Más sobre su obra en Suplemento de Realidades y Ficciones Nº
105:
Web de
autor: www.juancarlosvarelabujan.com
varelabujanjuancarlos@gmail.com
TRES
CAPÌTULOS DE “CUATRO DAMAS”
Juan Carlos Varela
Buján ©
1.
P4R, P3AD
Viernes,
16 de diciembre 2033
San
Sebastián, 05:30
Sus ojos se mueven a
una velocidad vertiginosa.
Está soñando.
La mujer
que buscan, una neurocientífica, se encuentra en un complejo industrial cerca
de la ciudad de Tartus, en la costa de Siria. Los satélites que barren la zona
en esos momentos de gran conflicto no habían detectado movimientos sospechosos
hasta que alguien les ha facilitado datos y los ojos del cielo han centrado su
atención en unas edificaciones. La información es buena y debe ser comprobada.
Por
lealtad a un hombre, deben capturar a esa mujer. Llevan años detrás de ella y
las pistas les conducen hasta esa ciudad bajo control ruso.
Mira con
detenimiento la fotografía de la mujer. La desprende del panel de corcho.
Será su
primera misión como comandante del grupo operativo, con la diferencia de que
ahora liderará a un grupo reducido, solo cuatro personas. Cada uno se
identificará con un número: Uno será
el líder.
Antes de
partir estudian la ubicación buscando puntos débiles. El complejo industrial se
sitúa al oeste de Tartus, junto a una pequeña urbanización de chalés en primera
línea de costa rodeada de otras pequeñas instalaciones que se comunican por
carretera con
Los
observa por orden de numeración. Son unos chavales: Félix, June, Aitor, Alicia.

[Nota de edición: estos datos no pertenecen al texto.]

+template <typename T, bool ZSRC>
+__global__ __launch_bounds__((ZsSplit<T>::NTL)) void k_zs_split(const T* __restrict__ src, const T* __restrict__ f,
+                                                                 T* __restrict__ dst, T* __restrict__ R, Geo g, Geo gc,
+                                                                 Op<T, 3> op, int zc, int gz, int patch)
+{
+    using SP = ZsSplit<T>;
+    using S = typename SP::S;
+    constexpr int N = S::N, H = S::H, HWE = S::HWE, G = S::G, YE = S::YE, SLOT = S::SLOT, TX = S::TX, TY = S::TY,
+                  NS3 = S::NS3;
+    using VT = Vec<T, N>;
+    using PF = ZsPrefetch<T, N>;
+    constexpr int PFD = ZS_PFD_PRE, NPF = PFD + 1, UNR = NPF == 3 ? 12 : 4;
+    static_assert(PFD >= 1 && PFD <= 3, "prefetch distance 1..3");
+    extern __shared__ __align__(16) unsigned char zs_smem[];
+    T* const lds = reinterpret_cast<T*>(zs_smem);
+    const int tid = threadIdx.x;
+
+    const int tiles_x = g.nx / TX, tiles_y = g.ny / TY;
+    const int b = xcd_remap(blockIdx.x, gridDim.x);
+    const int tile = b % (tiles_x * tiles_y);
+    const int Z0 = (b / (tiles_x * tiles_y)) * zc;
+    int tx_, ty_;
+    zs_tile_xy(tile, tiles_x, patch, tx_, ty_);
+    const int X0 = tx_ * TX, Y0 = ty_ * TY;
+    const int hw = g.hw, Hh = (int)g.H;
+    const int z0 = (int)g.z0, gnz = (int)g.gnz, cz0 = (int)gc.z0;
+    const int64_t P = g.P;
+    const int qlo = -gz, qhi = (int)g.nz - 1 + gz;
+
+    const int wv = __builtin_amdgcn_readfirstlane(tid >> 6), lane = tid & 63;
+    const int wk = SP::wave_kind(wv), lw = SP::local_wave(wv);
+    const bool grp_b = wk == 1 || (wk == 2 && lane >= SP::MA);
+    const int lt = wk == 2 ? (grp_b ? S::YT0 + lane - SP::MA : S::YT2S + lane) : 64 * lw + lane;
+    const int yr_ = grp_b ? SP::b_yrow(lt) : S::yrow(lt);
+    const bool on = yr_ >= 0;
+    const int gx = on ? (grp_b ? SP::b_ycol(lt) : S::ycol(lt)) : 0, ye = on ? yr_ : 0;
+    const int gy = Y0 - H + ye;
+    const int m0 = gx * N;
+    ZsCol col;
+    col.lrow = ye * HWE + m0;
+    col.lym = (ye > 0 ? ye - 1 : ye) * HWE + m0;
+    col.lyp = (ye < YE - 1 ? ye + 1 : ye) * HWE + m0;
+    col.gm = (X0 - S::HX) / 2 + m0;
+    col.x_first = gx == 0;
+    col.x_last = gx == G - 1;
+    col.lxm = col.x_first ? col.lrow : col.lrow - N;
+    col.lxp = col.x_last ? col.lrow : col.lrow + N;
+    const bool in_xy = on && gy >= 0 && gy < g.ny && col.gm >= 0 && col.gm < hw;
+    col.xin = true;
+    const int cgy = gy < 0 ? 0 : (gy >= g.ny ? g.ny - 1 : gy);
+    const int cgm = col.gm < 0 ? 0 : (col.gm > hw - N ? hw - N : col.gm);
+    const int goff = cgy * hw + cgm;
+    const bool tile_xy = on && ye >= H && ye < H + TY && gx >= S::HXG && gx < G - S::HXG;
+    const bool frow = on && ye >= H - 1 && ye <= H + TY;
+    const int lf = frow ? (ye - (H - 1)) * HWE + m0 : 0;
+    auto fslot = [&](int off, int q) { return lds + off + (q & 3) * SP::FSLOT + lf; };
+    const int zlo = Z0 - H;
+    const ZsDiag<T> dz = {};
+    const int p_end = Z0 + zc + 6;
+    auto inz = [&](int q) { return z0 + q >= 0 && z0 + q < gnz; };
+    auto pcl = [&](int q) { return q < qlo ? qlo : (q > qhi ? qhi : q); };
+    auto slot = [&](int off, int ns, int q) { return lds + off + (q & (ns - 1)) * SLOT; };
+    const int rowpar = (gy + z0) & 1;
+    auto par = [&](int q) { return rowpar ^ (q & 1); };
+    const VT vz = vzero<T, N>();
+
+    for (int i = tid; i < (int)(SP::lds_bytes / sizeof(T)); i += SP::NTL) lds[i] = (T)0;
+    __syncthreads();
+
+    int ps = zlo, pe = p_end;
+    ps = ps > 7 - z0 ? ps : 7 - z0;
+    ps = ps > qlo + 4 ? ps : qlo + 4;
+    pe = pe < gnz - 1 - z0 ? pe : gnz - 1 - z0;
+    pe = pe < qhi - PFD ? pe : qhi - PFD;
+    ps += (UNR - (ps - zlo) % UNR) % UNR;
+    pe -= (pe - ps + 1) % UNR;
+    if (pe < ps || ((z0 | Z0) & 1)) ps = pe = zlo - 1;
+    const std::false_type GEN;
+    const std::true_type STY;
+    auto run = [&](auto&& prefetch, auto&& step) __attribute__((always_inline)) {
+        PF pb[NPF];
+#pragma unroll
+        for (int k = 0; k < PFD; ++k) prefetch(GEN, pb[k], zlo + k);
+        int p = zlo;
+        auto group = [&](auto st, int p0, int plim) __attribute__((always_inline)) {
+            zs_unroll<UNR>([&](auto kk) __attribute__((always_inline)) {
+                constexpr int k = decltype(kk)::value;
+                if (k == 0 || p0 + k <= plim) {
+                    step(st, std::integral_constant<int, (k & 3)>(), pb[k % NPF], pb[(k + PFD) % NPF], p0 + k);
+                    lds_barrier();
+                }
+            });
+        };
+        for (; p < ps; p += UNR) group(GEN, p, p + UNR);
+        for (; p <= pe; p += UNR) group(STY, p, p + UNR);
+        for (; p <= p_end; p += UNR) group(GEN, p, p_end);
+    };
+
+    const T* const src_black = ZSRC ? nullptr : src + Hh;
+    auto prefetch_a = [&](auto st, PF& r, int p) __attribute__((always_inline)) {
+        constexpr bool ST = decltype(st)::value;
+        if (ST) {
+            const int64_t pP = (int64_t)p * P;
+            if constexpr (ZSRC)
+                r.u = vzero<T, N>();
+            else
+                r.u = gload<T, N, kZsNTL>(src_black + pP + goff);
+            r.f1 = gload<T, N, kZsNTL>(f + (pP - P) + goff);
+            r.f2 = gload<T, N, kZsNTL>(f + (pP - 2 * P) + Hh + goff);
+        } else {
+            if constexpr (ZSRC)
+                r.u = vzero<T, N>();
+            else
+                r.u = gload<T, N, kZsNTL>(src_black + (int64_t)pcl(p) * P + goff);
+            r.f1 = gload<T, N, kZsNTL>(f + (int64_t)pcl(p - 1) * P + goff);
+            r.f2 = gload<T, N, kZsNTL>(f + (int64_t)pcl(p - 2) * P + Hh + goff);
+        }
+    };
+    VT W0[4], W1[4], W2[4], FR[4];
+#pragma unroll
+    for (int i = 0; i < 4; ++i) W0[i] = W1[i] = W2[i] = FR[i] = vz;
+    auto step_a = [&](auto st, auto rt, const PF& cur, PF& nxt, int p, int ro) __attribute__((always_inline)) {
+        constexpr bool ST = decltype(st)::value;
+        constexpr int RS = decltype(rt)::value;
+        auto sl = [](int k) constexpr { return (RS - k) & 3; };
+        if (ST) p = (p & ~1) | ((H + RS) & 1);
+        zs_hold<T, N>(cur.u);
+        zs_hold<T, N>(cur.f1);
+        zs_hold<T, N>(cur.f2);
+        asm volatile("" ::: "memory");
+        if (ST || p + PFD <= p_end) prefetch_a(st, nxt, p + PFD);
+        ZsNb<T, N> n1, n2, n3;
+        VT a0 = cur.u;
+        if (!ST && !inz(p)) a0 = vz;
+        W0[sl(0)] = a0;
+        zs_nb_load<T, N>(n1, slot(0, 2, p - 1), col);
+        VT o1 = zs_relax<T, N, true, ST>(W0[sl(2)], W0[sl(1)], W0[sl(0)], n1, cur.f1, col, par(p - 1), 0, g.nx, op, dz);
+        if (!ST && !inz(p - 1)) o1 = vz;
+        W1[sl(1)] = o1;
+        VT o2 = vz, o3 = vz;
+        if (ro < 2) {
+            zs_nb_load<T, N>(n2, slot(S::OFF1, 2, p - 2), col);
+            o2 = zs_relax<T, N, true, ST>(W1[sl(3)], W1[sl(2)], W1[sl(1)], n2, cur.f2, col, 1 ^ par(p - 2), 0, g.nx, op, dz);
+            if (!ST && !inz(p - 2)) o2 = vz;
+            W2[sl(2)] = o2;
+            zs_nb_load<T, N>(n3, slot(S::OFF2, 2, p - 3), col);
+            o3 = zs_relax<T, N, true, ST>(W2[sl(4)], W2[sl(3)], W2[sl(2)], n3, FR[sl(3)], col, par(p - 3), 0, g.nx, op, dz);
+            if (!ST && !inz(p - 3)) o3 = vz;
+        }
+        if (in_xy) {
+            vstore<T, N>(slot(0, 2, p) + col.lrow, a0);
+            vstore<T, N>(slot(S::OFF1, 2, p - 1) + col.lrow, o1);
+            if (ro < 2) {
+                vstore<T, N>(slot(S::OFF2, 2, p - 2) + col.lrow, o2);
+                vstore<T, N>(slot(S::OFF3, NS3, p - 3) + col.lrow, o3);
+            }
+            if (frow) {
+                vstore<T, N>(fslot(SP::OFFFR, p - 3), FR[sl(3)]);
+                vstore<T, N>(fslot(SP::OFFFB, p - 2), cur.f2);
+            }
+        }
+        FR[sl(1)] = cur.f1;
+    };
+
+    auto prefetch_b = [](auto, PF&, int) {};
+    VT W3[4], W4[4], FB[4];
+    T AS[2][N], acc[N];
+#pragma unroll
+    for (int e = 0; e < N; ++e) AS[0][e] = AS[1][e] = acc[e] = (T)0;
+#pragma unroll
+    for (int i = 0; i < 4; ++i) W3[i] = W4[i] = FB[i] = vz;
+    const bool even_row = (gy & 1) == 0;
+    T* const xbase = lds + S::OFFX + (((ye + (H & 1)) >> 1) * G + gx) * 2 * N;
+    auto xs = [&](int q) { return xbase + (q & 1) * (S::XPAIRS * G * 2 * N); };
+    auto step_b = [&](auto st, auto rt, auto tw, int p) __attribute__((always_inline)) {
+        constexpr bool ST = decltype(st)::value;
+        constexpr int RS = decltype(rt)::value;
+        auto sl = [](int k) constexpr { return (RS - k) & 3; };
+        if (ST) p = (p & ~1) | ((H + RS) & 1);
+        const int zz0 = ST ? (z0 & ~1) : z0;
+        ZsNb<T, N> n4, nk;
+        const VT fb = vload<T, N>(fslot(SP::OFFFB, p - 5));
+        W3[sl(4)] = vload<T, N>(slot(S::OFF3, NS3, p - 4) + col.lrow);
+        zs_nb_load<T, N>(n4, slot(S::OFF3, NS3, p - 5), col);
+        VT o4 = zs_relax_a<T, N, true, ST>(W3[sl(6)], W3[sl(5)], W3[sl(4)], n4, fb, col, 1 ^ par(p - 5), 0, g.nx, op, dz,
+                                           AS[RS & 1]);
+        if (!ST && !inz(p - 5)) o4 = vz;
+        W4[sl(5)] = o4;
+        if (in_xy) vstore<T, N>(slot(S::OFF4, 2, p - 5) + col.lrow, o4);
+        if constexpr (decltype(tw)::value) {
+            {
+                const int q = p - 5;
+                if (q >= Z0 && q < Z0 + zc && tile_xy) gstore<T, N, kZsNTS>(dst + (int64_t)q * P + Hh + goff, o4);
+            }
+            const int q = p - 6;
+            const int pq = par(q);
+            zs_nb_load<T, N>(nk, slot(S::OFF4, 2, q), col);
+            T xr[2 * N];
+            {
+                const T* x = xs(q - 1);
+#pragma unroll
+                for (int e = 0; e < 2 * N; ++e) xr[e] = x[e];
+            }
+            T rred[N], rblk[N], rr[2][N];
+            const VT fr = vload<T, N>(fslot(SP::OFFFR, q));
+            zs_residual<T, N, true, ST>(W4[sl(7)], W4[sl(6)], W4[sl(5)], nk, W3[sl(6)], fr, col, pq, 0, g.nx, op, dz, rred);
+            zs_residual_a<T, N, true, ST>(AS[(RS & 1) ^ 1], W4[sl(6)], FB[sl(6)], col, 1 ^ pq, 0, g.nx, op, dz, rblk);
+#pragma unroll
+            for (int e = 0; e < N; ++e) {
+                rr[0][e] = pq == 0 ? rred[e] : rblk[e];
+                rr[1][e] = pq == 0 ? rblk[e] : rred[e];
+            }
+            const int dq = q - (ST ? (Z0 & ~1) : Z0);
+            if (dq >= 0 && dq <= zc && tile_xy)
+                zs_restrict_avg<T, N>(rr, xr, acc, dq, zc, even_row, xs(q), R, (zz0 + q - 1) >> 1, gy >> 1, col.gm, cz0, gc);
+            FB[sl(5)] = fb;
+        }
+    };
+
+    if (wk == 0) {
+        const int wrole = S::wave_role(lw);
+        run(prefetch_a, [&](auto st, auto rt, const PF& cur, PF& nxt, int p) __attribute__((always_inline)) {
+            step_a(st, rt, cur, nxt, p, decltype(st)::value ? wrole : 0);
+        });
+    } else if (wk == 1) {
+        if (lw < SP::NTW)
+            run(prefetch_b, [&](auto st, auto rt, const PF& cur, PF& nxt, int p) __attribute__((always_inline)) {
+                step_b(st, rt, STY, p);
+            });
+        else
+            run(prefetch_b, [&](auto st, auto rt, const PF& cur, PF& nxt, int p) __attribute__((always_inline)) {
+                step_b(st, rt, GEN, p);
+            });
+    } else {
+        run(
+            [&](auto st, PF& r, int p) __attribute__((always_inline)) {
+                if (!grp_b) prefetch_a(st, r, p);
+            },
+            [&](auto st, auto rt, const PF& cur, PF& nxt, int p) __attribute__((always_inline)) {
+                if (!grp_b) step_a(st, rt, cur, nxt, p, 2);
+                asm volatile("" ::: "memory");
+                if (grp_b) step_b(st, rt, GEN, p);
+            });
+    }
 }
 
 #ifndef YS_TX_F32
@@ -4032,6 +4315,7 @@
     t.patch_post = parse_patch(std::getenv("MGP_ZS_PATCH_POST"), vb ? both : -1);
     if (const char* v = std::getenv("MGP_ZS_FWF")) t.fwf = std::atoi(v) != 0;
     if (const char* v = std::getenv("MGP_ZS_POST_ZC")) t.post_zc = std::max(0, std::atoi(v));
+    if (const char* v = std::getenv("MGP_ZS_SPLIT")) t.split = std::atoi(v) != 0;
     if (const char* v = std::getenv("MGP_STAMP_R")) t.stamp_r = std::atoi(v) != 0;
     return t;
 }
@@ -4066,6 +4350,23 @@
     return hipGetLastError();
 }
 
+template <bool ZSRC>
+static hipError_t zs_split_launch(const FusedArgs& a, hipStream_t s)
+{
+    using SP = ZsSplit<float>;
+    using S = SP::S;
+    const Op<float, 3> op = make_op<float, 3>(a.h, a.cl);
+    const unsigned nb = (unsigned)((a.g.nx / S::TX) * (a.g.ny / S::TY) * (a.g.nz / a.zc));
+    if (a.info) {
+        std::snprintf(a.info->name, sizeof a.info->name, "k_zs_split<float, %s>", tf(ZSRC));
+        a.info->grid = (int64_t)nb * SP::NTL;
+    }
+    k_zs_split<float, ZSRC><<<nb, SP::NTL, SP::lds_bytes, s>>>((const float*)a.src, (const float*)a.f, (float*)a.dst,
+                                                                (float*)a.R, a.g, a.gc, op, a.zc, a.ghost,
+                                                                zs_patch(a.tu.patch_pre, a.g.nx / S::TX, a.g.ny / S::TY, nb));
+    return hipGetLastError();
+}
+
 #ifndef ZS_WIDE_CL
 #define ZS_WIDE_CL 0
 #endif
@@ -4123,6 +4424,9 @@
             return a.src ? zs_launch<T, true, 2, false, CLZ>(a, s) : zs_launch<T, true, 2, true, CLZ>(a, s);
     }
     if (a.pre && a.linear == 2) return hipErrorInvalidValue;
+    if constexpr (std::is_same<T, float>::value && CLZ) {
+        if (a.pre && !a.linear && a.tu.split) return a.src ? zs_split_launch<false>(a, s) : zs_split_launch<true>(a, s);
+    }
     if (a.pre && !a.src)
         return a.linear ? zs_launch<T, true, 1, true, CLZ>(a, s) : zs_launch<T, true, 0, true, CLZ>(a, s);
     if (a.pre) return a.linear ? zs_launch<T, true, 1, false, CLZ>(a, s) : zs_launch<T, true, 0, false, CLZ>(a, s);
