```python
class Convolutional2D(BaseLayerGPU):
    def __init__(self, kernel_size, in_channels=None, out_channels=None, padding=0, padding_value=0,
                 stride=1, w=None, b=None, bias=True, *args, **kwargs):
        super().__init__(*args, **kwargs)
        self.kernel_size = tuplize('kernel_size', kernel_size, 2)
        self.in_channels, self.out_channels = in_channels, out_channels
        self.padding = tuplize('padding', padding, 2)
        self.padding_value = padding_value
        self.stride = tuplize('stride', stride, 2)
        self.w, self.b, self.bias = w, b, bias
        self.fused_activation = None
        if self.input_shapes is None and in_channels is not None:
            self.input_shapes = [(None, None, None, in_channels)]
        if self.input_shapes is not None:
            self.initialize(self.input_shapes)
        else:
            self.is_initialized = False

    def initialize(self, input_shapes):
        self.input_shapes = input_shapes
        self.in_channels = input_shapes[0][3]
        if self.out_channels is None:
            self.out_channels = self.in_channels
        kh, kw = self.kernel_size
        w_shape = (kh, kw, self.in_channels, self.out_channels)
        b_shape = (self.out_channels,)
        wb = self.initializer(kh * kw * self.in_channels + 1, self.out_channels)
        w = wb[:-1, :].reshape(w_shape) if self.w is None else self.w
        b = wb[-1, :].reshape(b_shape) if self.b is None else self.b
        w = w.value if isinstance(w, Param) else w
        b = b.value if isinstance(b, Param) else b
        assert tuple(w.shape) == w_shape, f'{tuple(w.shape)} != {w_shape}'
        assert tuple(b.shape) == b_shape, f'{tuple(b.shape)} != {b_shape}'
        self.w = Param(w, optimizer=self.optimizer)
        self.b = Param(b, optimizer=self.optimizer)
        self._init_optimizer()
        self.is_initialized = True

    def _forward(self, X, mem_id=0):
        assert X.shape[3] == self.in_channels
        self._mem[mem_id] = X
        return ops.conv2d_fwd(X, self.w.value, self.b.value, self.stride, self.padding, self.padding_value,
                              self.bias)

    def _backward(self, grad, mem_id=0):
        X = self._mem[mem_id]
        ops.conv2d_bwd_weight(X, grad, self.w.grad, self.b.grad, self.stride, self.padding, self.padding_value,
                              self.bias, accumulate=True)
        if not self.needs_input_grad:
            return None
        return ops.conv2d_bwd_data(grad, self.w.value, X.shape, self.stride, self.padding)

    @track_method('forward')
    def forward_fused(self, inputs, activation):
        X = ops.as_device(make_list_if_not(inputs)[0])
        assert X.shape[3] == self.in_channels
        self._mem[0] = X
        y = ops.conv2d_fwd(X, self.w.value, self.b.value, self.stride, self.padding, self.padding_value,
                           self.bias, act=activation.kind, alpha=activation.alpha)
        self._fused_out = y
        return [y]

    @track_method('backward')
    def backward_fused(self, grads, activation=None, act_grad_applied=False, input_activation=None):
        grad = ops.as_device(make_list_if_not(grads)[0])
        if activation is not None and not act_grad_applied:
            grad = ops.act_bwd_from_output(activation.kind, self._fused_out, grad, activation.alpha)
        X = self._mem[0]
        ops.conv2d_bwd_weight(X, grad, self.w.grad, self.b.grad, self.stride, self.padding, self.padding_value,
                              self.bias, accumulate=True)
        if not self.needs_input_grad:
            dx = None
        elif input_activation is None:
            dx = ops.conv2d_bwd_data(grad, self.w.value, X.shape, self.stride, self.padding)
        else:
            dx = ops.conv2d_bwd_data(grad, self.w.value, X.shape, self.stride, self.padding, x_act=X,
                                     act=input_activation.kind, alpha=input_activation.alpha)
        self._fused_out = None
        self.clear_memory()
        return [dx]

    @track_method('forward')
    def forward_up(self, x_low, activation=None):
        x_low = ops.as_device(x_low)
        assert x_low.shape[3] == self.in_channels
        self._mem[0] = x_low
        self._weff = None
        if self.in_channels == 4 and x_low.dtype == np.float32:
            if getattr(self, '_weff_buf', None) is None:
                self._weff_buf = CP.empty((576,), np.float32)
            self._weff = self._weff_buf
        y = ops.upconv2x_fwd(x_low, self.w.value, self.b.value, self.padding, self.bias,
                             None if activation is None else activation.kind,
                             0.0 if activation is None else activation.alpha, weff=self._weff)
        self._fused_out = y if activation is not None else None
        return y

    @track_method('backward')
    def backward_up(self, grads, activation=None, act_grad_applied=False, input_activation=None):
        grad = ops.as_device(make_list_if_not(grads)[0])
        if activation is not None and not act_grad_applied:
            grad = ops.act_bwd_from_output(activation.kind, self._fused_out, grad, activation.alpha)
        x_low = self._mem[0]
        ops.upconv2x_bwd_weight(x_low, grad, self.w.grad, self.b.grad, self.padding, self.bias, accumulate=True)
        weff = getattr(self, '_weff', None)
        self._weff = None
        if input_activation is None:
            dx = ops.upconv2x_bwd_data(grad, self.w.value, x_low.shape, self.padding, weff=weff)
        else:
            dx = ops.upconv2x_bwd_data(grad, self.w.value, x_low.shape, self.padding, x_act=x_low,
                                       act=input_activation.kind, alpha=input_activation.alpha, weff=weff)
        self._fused_out = None
        self.clear_memory()
        return dx

    @track_method('forward')
    def forward_pair(self, X, first, activation, out_activation):
        X = ops.as_device(X)
        first._mem[0] = X
        y = ops.conv_pair_fwd(X, first.w.value, first.b.value, self.w.value, self.b.value, first.padding_value,
                              first.bias, self.bias, activation.alpha,
                              ops.ACT_CODES[None if out_activation is None else out_activation.kind])
        self._fused_out = y
        return y

    @track_method('backward')
    def backward_pair(self, grads, first, activation, out_activation):
        grad = ops.as_device(make_list_if_not(grads)[0])
        X = first._mem[0]
        dx = ops.conv_pair_bwd(X, self._fused_out, grad, first.w.value, first.b.value, self.w.value,
                               first.w.grad, first.b.grad, self.w.grad, self.b.grad, first.padding_value,
                               first.bias, self.bias, activation.alpha,
                               ops.ACT_CODES[None if out_activation is None else out_activation.kind],
                               need_dx=first.needs_input_grad, accumulate=True)
        self._fused_out = None
        first.clear_memory()
        self.clear_memory()
        return dx

    def get_output_shapes(self, input_shapes):
        batch, height, width, _ = make_list_if_not(input_shapes)[0]
        oh, ow = ops.conv_out_hw(height, width, self.kernel_size, self.stride, self.padding)
        return [(batch, oh, ow, self.out_channels)]

    def changes_receptive_field(self):
        return True

    def _get_receptive_field(self, axis, position, output_id):
        assert 0 <= axis < 2, f'Convolutional2D has two axis, found {axis}'
        assert output_id < self.get_outputs_count(), f'This layer has only {self.get_outputs_count()} outputs'
        key = (axis, position, output_id)
        if key not in self._receptive_fields:
            start = position * self.stride[axis] - self.padding[axis]
            self._receptive_fields[key] = {0: set(range(start, start + self.kernel_size[axis]))}
        return self._receptive_fields[key]

    def params(self):
        return {'w': self.w, 'b': self.b}


class Conv2DToBatchedFixedWidthed(BaseLayer):

    def __init__(self, width, *args, **kwargs):
        super().__init__(*args, **kwargs)
        self.width = width

    def _forward(self, X, mem_id=0):
        self.get_output_shapes(X.shape)
        self._mem[mem_id] = X.shape
        return ops.fixed_width_fwd(X, self.width)

    def _backward(self, grad, mem_id=0):
        return ops.fixed_width_bwd(grad, self._mem[mem_id], self.width)

    def get_output_shapes(self, input_shapes):
        result = []
        for bs, h, w, ch in make_list_if_not(input_shapes):
            assert w >= self.width, f'Input width must be >= than output width, found: {w} < {self.width}'
            result.append((bs * w, h, self.width, ch))
        return result
```

### univer-ocr_amd/nn/ops.py

```python
import math

import numpy as np

from ..hip import lib as hiplib
from ..hip.lib import HipError
from .gpu import CP, DeviceArray, DeviceScalar

ACT_CODES = {None: hiplib.ACT_NONE, 'relu': hiplib.ACT_RELU, 'leaky': hiplib.ACT_LEAKY,
             'sigmoid': hiplib.ACT_SIGMOID}


def _rt():
    return CP.runtime()


def _same_dtype(*arrays, grad=None):
    base = arrays[0].code & 0xff
    for a in arrays[1:]:
        other = a.code & 0xff
        if other != base and not (base == hiplib.F16 and other == hiplib.F32):
            raise HipError('mixed dtypes in one op: ' + ', '.join(str(x.dtype) for x in arrays))
    if base == hiplib.F16 and grad is not None:
        return hiplib.f16_scaled(grad.gscale)
    return base


def _like_grad(array, dy):
    array.gscale = dy.gscale
    return array


def f16_grad_scale_log2(kind, n):
    if CP.f16_grad_scale_log2 is not None:
        return int(CP.f16_grad_scale_log2)
    k = int(math.floor(math.log2(max(1, n)))) - (4 if kind == 'seg' else 1)
    return max(0, min(24, k))


def as_device(x):
    if isinstance(x, DeviceArray):
        return x
    return CP.copy(x)


def conv_out_hw(h, w, ks, stride, padding):
    oh = math.floor((h + 2 * padding[0] - (ks[0] - 1) - 1) / stride[0] + 1)
    ow = math.floor((w + 2 * padding[1] - (ks[1] - 1) - 1) / stride[1] + 1)
    return oh, ow


def _conv_dims(x_shape, w_shape, stride, padding):
    n, h, wd, cin = x_shape
    kh, kw, wcin, cout = w_shape
    if cin != wcin:
        raise AssertionError(f'channels mismatch: input has {cin}, weights expect {wcin}')
    oh, ow = conv_out_hw(h, wd, (kh, kw), stride, padding)
    if oh <= 0 or ow <= 0:
        raise HipError(f'convolution output is empty for input {x_shape}, kernel {(kh, kw)}')
    return (n, h, wd, cin, cout, kh, kw, stride[0], stride[1], padding[0], padding[1], oh, ow)


def conv2d_fwd(x, w, b, stride, padding, pad_value=0.0, bias=True, act=None, alpha=0.0):
    dims = _conv_dims(x.shape, w.shape, stride, padding)
    code = _same_dtype(x, w, b)
    y = CP.empty((dims[0], dims[11], dims[12], dims[4]), x.dtype)
    _rt().call('uocr_conv2d_fwd', code, x.ptr, w.ptr, b.ptr, y.ptr, *dims, float(pad_value),
               int(bool(bias)), ACT_CODES[act], float(alpha))
    return y


def conv2d_bwd_data(dy, w, x_shape, stride, padding, x_act=None, act=None, alpha=0.0):
    dims = _conv_dims(x_shape, w.shape, stride, padding)
    code = _same_dtype(dy, w, grad=dy) if x_act is None else _same_dtype(dy, w, x_act, grad=dy)
    if dy.shape != (dims[0], dims[11], dims[12], dims[4]):
        raise AssertionError(f'grad shape {dy.shape} does not match the layer output')
    if x_act is not None and x_act.shape != tuple(x_shape):
        raise AssertionError(f'activation tensor {x_act.shape} != conv input {tuple(x_shape)}')
    dx = _like_grad(CP.empty(x_shape, dy.dtype), dy)
    _rt().call('uocr_conv2d_bwd_data', code, dy.ptr, w.ptr, dx.ptr, *dims,
               None if x_act is None else x_act.ptr, ACT_CODES[act if x_act is not None else None], float(alpha))
    return dx


def conv2d_bwd_weight(x, dy, dw, db, stride, padding, pad_value=0.0, bias=True, accumulate=True):
    dims = _conv_dims(x.shape, dw.shape, stride, padding)
    code = _same_dtype(x, dy, dw, db, grad=dy)
    with _rt().side(x, dy):
        _rt().call('uocr_conv2d_bwd_weight', code, x.ptr, dy.ptr, dw.ptr, db.ptr, *dims, float(pad_value),
                   int(bool(bias)), int(bool(accumulate)))
    _rt().keep(x, dy)
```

Los mejores de su promoción, todo energía, vitalidad. Pueden comerse el mundo.
Con Félix tiene algo especial.
Llegan
por mar desde Chipre bajo una bruma nocturna que oculta toda presencia. Entran
en el complejo, el perímetro no está vigilado. El edificio de planta baja está
lleno de vieja maquinaría agrícola. Buscan la entrada secreta que no está en
los planos y que les conducirá a la planta baja, la hallan. Al fondo del
pasillo ven un ascensor. Se miran, se leen el pensamiento. Cuatro y Cinco se
posicionan en ese punto para asegurar la retirada, el resto baja en el
elevador.
Agudizan
sus sentidos y cuentan los segundos que trascurren hasta que la puerta
corredera se abre. Salen. Encuentran oscuridad, vacío. No pueden ver los
límites de esa gran sala. Activan los dispositivos de visión nocturna y
recorren su perímetro hasta que identifican una puerta con cerradura
codificada. Tres introduce una
nanocámara por debajo de la puerta, sonríe. La especialista la desactiva y los
tres entran dando órdenes en inglés para que todos se coloquen en hilera
pegados a la pared. El grupo de científicos obedece.
Dos extrae una foto del
bolsillo y recorre la fila cotejando el rostro de cada mujer. Se detiene,
pronuncia un nombre. La nombrada afirma y Dos
la saca de la fila. La neurocientífica no opone resistencia.
Los
cuatro caminan, Uno guía a la doctora
a través de la sala oscura. Toman el ascensor, suben. Cuarenta y dos segundos
de incertidumbre en los que una corazonada contrae el corazón de Uno. La corredera se abre, el
presentimiento se hace real: Cuatro y
Cinco no están en sus posiciones.
Alcanzan
la puerta que les conduce al exterior. Tres
introduce la cámara, la noche oculta toda presencia.
Silencio.
Uno mira a Félix, ahora
a June. Sabe que les han tendido una trampa y ordena soltar a la rehén antes de
plantar cara al destino. Ninguno de los dos se opone.
Salen
con sigilo y se refugian entre unos contenedores. De la oscuridad de la noche
se da paso a un juego de luces que de inmediato ilumina todo el espacio que les
rodea. Es entonces cuando ven a Cuatro
y a Cinco tendidos en el suelo.
Están
atrapados, comienzan los disparos.
Tres recibe un impacto en
el pecho, la metralla le ha perforado el chaleco. Al poco, es Dos quien queda tendido en el suelo. Uno los mira, sabe que todo está
acabado, pero sigue disparando hasta que nota un impacto en el brazo y pierde
el sentido.
Grita
tan fuerte como puede. Por rabia… por miedo. Ahora está en el suelo, a oscuras,
bajo una total privación sensorial, sin distinguir ningún sonido, con un corsé
acolchado cubriendo su tronco que le impide despegar los brazos del cuerpo
mutilando el sentido del tacto. El dolor le recorre el antebrazo derecho, recuerda
que le han herido en combate. Sin embargo, la funda le impide reconocerlo.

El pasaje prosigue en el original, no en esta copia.